What you will do
Pick out each line in these entries that contains the string "ntrials".

Supplied records
++++++++

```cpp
inline int check_sample_call(const char *who, const scldpc_code_params *p, bool bad_buffers, int32_t ntrials, double eps,
                             int32_t ndoped, const int32_t *doped_positions, int *a_ndoped, int (&a_doped)[kMaxDoped])
{
    if (bad_buffers)
        return set_error(SCLDPC_ERR_BAD_ARG, "%s: null buffer or negative ntrials", who);
    if (ndoped < 0 || ndoped > kMaxDoped || (ndoped > 0 && !doped_positions))
        return set_error(SCLDPC_ERR_BAD_ARG, "%s: 0 <= ndoped <= %d", who, kMaxDoped);
    if (!(eps >= 0.0 && eps <= 1.0))
        return set_error(SCLDPC_ERR_BAD_ARG, "%s: eps=%g outside [0,1]", who, eps);
    if (ntrials <= 0) return SCLDPC_OK;
    *a_ndoped = ndoped;
    for (int d = 0; d < ndoped; d++) {
        if (doped_positions[d] < 0 || doped_positions[d] >= p->L)
            return set_error(SCLDPC_ERR_BAD_ARG, "doped position %d outside [0,%d)", doped_positions[d], p->L);
        a_doped[d] = doped_positions[d];
    }
    return SCLDPC_OK;
}

template <class Args>
inline int v2_lds_layout(const char *who, int S, int hist_bufs, bool by_nb, bool stage, Args *a, int *lg, size_t *bytes)
{
    *lg = 10;
    while ((1 << *lg) < S) ++*lg;
    a->nb = 1 << *lg;
    const int s_lay = by_nb ? a->nb : S;
    int off = (hist_bufs * a->nb + 3) & ~3;
    a->off_gpk = off;   off += (s_lay + 3) & ~3;
    a->off_fix = off;   off += (s_lay / 2 + 3) & ~3;
    a->off_stage = off; off += stage ? (s_lay / 2 + 3) & ~3 : 0;
    a->off_wsum = off;  off += 32 + 2 * kWorkCap;
    *bytes = 4u * (size_t)off;
    *bytes = std::min(*bytes + debug_lds_pad("SAMPLER"), std::max(*bytes, (size_t)kMaxLdsBytes));
    if (*bytes > (size_t)kMaxLdsBytes)
        return set_error(SCLDPC_ERR_TOO_LARGE, "%s: %zu bytes of LDS per trial", who, *bytes);
    a->force_exact = -1;
    if (const char *v = getenv("SCLDPC_DEBUG_SAMPLER_EXACT_POS")) a->force_exact = atoi(v);
    return SCLDPC_OK;
}

constexpr int kWideHistWords = 8192;
constexpr int kWidePartCap = 12288;
constexpr int kWideMaxSockets = kWideHistWords + kWidePartCap;

template <class Args>
inline int v2_wide_lds_layout(const char *who, int S, Args *a, size_t *bytes)
{
    int off = kWideHistWords;
    a->off_gpk = off;   off += kWidePartCap;
    a->off_stage = off; off += kWidePartCap / 2;
    a->off_fix = off;   off += (S / 2 + 3) & ~3;
    a->off_wsum = off;  off += 64 + 2 * kWorkCap;
    *bytes = 4u * (size_t)off;
    *bytes = std::min(*bytes + debug_lds_pad("SAMPLER"), std::max(*bytes, (size_t)kMaxLdsBytes));
    if (S > kWideMaxSockets || *bytes > (size_t)kMaxLdsBytes)
        return set_error(SCLDPC_ERR_TOO_LARGE, "%s: %zu bytes of LDS per trial", who, *bytes);
    a->force_exact = -1;
    if (const char *v = getenv("SCLDPC_DEBUG_SAMPLER_EXACT_POS")) a->force_exact = atoi(v);
    a->part_cap = kWidePartCap;
    if (const char *v = getenv("SCLDPC_DEBUG_SAMPLER_PART_CAP")) a->part_cap = std::min(kWidePartCap, std::max(0, atoi(v)));
    return SCLDPC_OK;
}

}
```

### fl_scaling_sc_ldpc_amd/csrc/sampler_v2.hip

```cpp
#include "sampler_common.h"
#include "philox.h"

namespace {

using scldpc_dev::channel_erased;
using scldpc_dev::channel_tail;
using scldpc_dev::channel_undope;
using scldpc_dev::clear_hist_words;
using scldpc_dev::load_hist_words;
using scldpc_dev::store_hist_words;
using scldpc_dev::philox4x32_10;
using scldpc_dev::philox_prefix;
using scldpc_dev::philox_tail;
using scldpc_dev::philox_uniform;
using scldpc_dev::PhiloxPrefix;
using scldpc_dev::PhiloxUniform;
using scldpc_dev::wave_inclusive_scan;

constexpr int kThreads = scldpc::kSamplerThreads;
constexpr int kWaves = kThreads / 64;
using scldpc::kMaxDoped;
using scldpc::kWorkCap;

__device__ __forceinline__ uint32_t lds_add_rtn(uint32_t *p, uint32_t v)
{
    const uint32_t addr = (uint32_t)(uintptr_t)(__attribute__((address_space(3))) uint32_t *)p;
    uint32_t old;
    asm volatile("ds_add_rtn_u32 %0, %1, %2\n\ts_waitcnt lgkmcnt(0)" : "=v"(old) : "v"(addr), "v"(v) : "memory");
    return old;
}

struct S2Args {
    int L, cns_pos, vns_pos, n, S, D, nb, nw;
    int ntrials;
    int force_exact;
    int ndoped;
    int doped[kMaxDoped];
    uint32_t seed_lo, seed_hi;
    unsigned long long trial0;
    uint32_t thresh;
    int off_gpk, off_fix, off_stage, off_wsum;
    uint16_t *vn_adj16;
    uint16_t *cn_adj16;
    uint32_t *chan;
};

template <int ROWS, int CNMODE>
struct V2Layout {
    static constexpr int nb = ROWS * kThreads;
    static constexpr int off_gpk = nb, off_fix = off_gpk + nb, off_stage = off_fix + nb / 2;
    static constexpr int off_wsum = off_stage + (CNMODE != 0 ? nb / 2 : 0);
};
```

++++++++

Solution to this task
inline int check_sample_call(const char *who, const scldpc_code_params *p, bool bad_buffers, int32_t ntrials, double eps,
        return set_error(SCLDPC_ERR_BAD_ARG, "%s: null buffer or negative ntrials", who);
    if (ntrials <= 0) return SCLDPC_OK;
    int ntrials;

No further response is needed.